# Removing Scratches From Sapphire Crystal?



## Mantisgb (Oct 28, 2007)

As stated above anyone got any tips for removing scratches from sapphire crystal? not bad just swirly??

Thanks in advance :rltb:


----------



## JonW (Mar 23, 2005)

If its in the AR coating then you will be fine, otherwise budget for a new one...


----------



## bry1975 (Feb 6, 2004)

Hi Mantis,

What's the watch chap?

Regs

Bry


----------



## Parabola (Aug 1, 2007)

I was recently told that polishing with brasso pads for an hour or so will get out light scratches, although I haven't tried it yet.


----------



## Mantisgb (Oct 28, 2007)

Hi its a luminox 3600 titanium, the scratches do seem to be in the AR coating (blueish colour) on face is there a way i can remove the AR coating?

any advice would be great


----------



## chris l (Aug 5, 2005)

Jewelers rouge will remove _fine _scratches from most glass...

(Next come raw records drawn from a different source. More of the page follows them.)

+__device__ __forceinline__ uint32_t plan_item_records(const uint32_t* entry_off,
+                                                      const uint32_t* __restrict__ list_off, uint32_t nlist, uint32_t segb,
+                                                      uint32_t Q, const ItemPlan ip, uint32_t* s_a, uint32_t* s_b) {
+  const uint32_t t = threadIdx.x;
+  uint32_t* hist = s_a;
+  uint32_t* pos = s_a + 256;
+  __shared__ uint32_t s_kcut;
+  auto each_list = [&](uint32_t kcut, auto&& f) {
+    for (uint32_t L = t; L < nlist; L += 1024) {
+      const uint32_t e_begin = entry_off[L], c = entry_off[L + 1] - e_begin;
+      const uint32_t b_begin = list_off[L], nblk = list_off[L + 1] - b_begin;
+      plan_list_runs(c, nblk, segb, Q, ip.segb_tail, kcut,
+                     [&](uint32_t b0, uint32_t nb, uint32_t g0, uint32_t ng, uint32_t tiles) {
+                       f(e_begin, c, b_begin, b0, nb, g0, ng, tiles);
+                     });
+    }
+  };
+  auto count = [&](uint32_t kcut) {
+    if (t < 256) hist[t] = 0;
+    __syncthreads();
+    each_list(kcut, [&](uint32_t, uint32_t, uint32_t, uint32_t, uint32_t nb, uint32_t, uint32_t ng, uint32_t tiles) {
+      atomicAdd(&hist[item_key(nb, tiles)], ng);
+    });
+    __syncthreads();
+  };
+  count(0);
+  uint32_t kcut = 0;
+  if (ip.tail_pct > 0 && ip.segb_tail < segb) {
+    if (t < 256) s_b[t] = t * hist[t];
+    if (t == 0) s_kcut = 0;
+    __syncthreads();
+    block_scan256(s_b, t);
+    if (t < 256 && (unsigned long long)s_b[t] * 100ull <= (unsigned long long)s_b[255] * ip.tail_pct) atomicMax(&s_kcut, t);
+    __syncthreads();
+    kcut = s_kcut;
+    if (kcut > 0) count(kcut);
+  }
+  if (t < 256) s_b[t] = hist[255 - t];
+  __syncthreads();
+  block_scan256(s_b, t);
+  if (t < 256) pos[255 - t] = s_b[t] - hist[255 - t];
+  __syncthreads();
+  const uint32_t total = min(s_b[255], ip.cap);
+  each_list(kcut, [&](uint32_t e_begin, uint32_t c, uint32_t b_begin, uint32_t b0, uint32_t nb, uint32_t g0, uint32_t ng,
+                      uint32_t tiles) {
+    const uint32_t p = atomicAdd(&pos[item_key(nb, tiles)], ng);
+    for (uint32_t g = 0; g < ng; ++g)
+      if (p + g < ip.cap) ip.recs[p + g] = make_uint4(b_begin + b0, b0, e_begin + (g0 + g) * Q, min(Q, c - (g0 + g) * Q) | (nb << 8));
+  });
+  if (t == 0) ip.recs[total] = make_uint4(0u, 0u, 0u, 0u);
+  return total;
+}
+
 __global__ __launch_bounds__(1024) void plan_scan_kernel(const uint32_t* __restrict__ cnt,
                                                          const uint32_t* __restrict__ list_off,
                                                          const uint32_t* __restrict__ list_len, uint32_t nlist,
@@ -414,7 +503,7 @@
                                                          uint32_t* __restrict__ n_items, uint32_t* __restrict__ head,
                                                          unsigned long long* __restrict__ stats,
                                                          uint32_t* __restrict__ rezero_cnt = nullptr,
-                                                         uint32_t lsplit = 0xFFFFFFFFu, uint32_t segb_tail = 0) {
+                                                         const ItemPlan ip = ItemPlan{nullptr, 0, 0, 0}) {
   __shared__ uint32_t s_e[1024], s_i[1024];
   __shared__ uint32_t carry_e, carry_i;
   __shared__ unsigned long long s_rows, s_touch;
@@ -431,8 +520,7 @@
       c = cnt[L];
       if (rezero_cnt) rezero_cnt[L] = 0;
       const uint32_t nblk = list_off[L + 1] - list_off[L];
-      const uint32_t sb = L >= lsplit ? segb_tail : segb;
-      const uint32_t nseg = (nblk + sb - 1) / sb;
+      const uint32_t nseg = (nblk + segb - 1) / segb;
       it = (c == 0 || nblk == 0) ? 0u : nseg * ((c + Q - 1) / Q);
       fill[L] = 0;
       if (c) {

Try it on a soft cloth pad on a (low speed) Dremmel..

Google 'jewelers rouge' for the best sources; Amazon's good.


----------



## Mantisgb (Oct 28, 2007)

Wouldnt mind some of that Flash Harry let me know how much you want please.


----------



## bry1975 (Feb 6, 2004)

Best stuff for removing Ar coating is polywatch plastic polish on a mini bob used with a slow speed pistol drill.

Toothpaste will work well!

Regs

Bry


----------



## JonW (Mar 23, 2005)

Polywatch or brasso or toothpaste will remove the AR coat but I cant see jewelers rouge sorting a saph scratch, even using cerium oxide on a drill takes ages on mineral... hmm...


----------



## William_Wilson (May 21, 2007)

You will need diamond dust to polish a sapphire crystal. Sapphire has Mohs hardness rating of 9, diamond is rated at 10. 

Later,

William


----------



## BondandBigM (Apr 4, 2007)

If you can get your hands on some I have used this diamond paste, it comes in various grades down to 1 micron and as well as the crystal it will mirror polish metals as well. There are other brands but this is probably one of the more popular ones. It also comes in a liquid spray as well but that is a bit messy if you don't have a proper dispenser.

B.


----------



## Mantisgb (Oct 28, 2007)

Will give it a try with brasso later and see if i can get the AR coating off, it wont create further damage by using this can I?


----------



## William_Wilson (May 21, 2007)

Mantisgb said:


> Will give it a try with brasso later and see if i can get the AR coating off, it wont create further damage by using this can I?


Make circular movements, do some clockwise and then do some anticlockwise. Continue to polish until you have a clear even result, wipe occasionally with a wet cloth to check progress. Don't get any Brasso into the bezel. 

Later,

William


----------



## pugster (Nov 22, 2004)

personally i'd just replace it, dont try rouge and dremmel, the heat produced will just crack the glass ,to repolish it properly you need cerium oxide and a constant water source to cool the glass, not worth the hassle imo, if it was a hard to find crystal i'd just take it out and to the local opticians and ask then to poilsh it on the lapper.


----------



## bry1975 (Feb 6, 2004)

Cerium oxide is good if it's a high purity powder, but is slow like Pugster mentioned!


----------



## Mantisgb (Oct 28, 2007)

Thanks William will give it a shot now


----------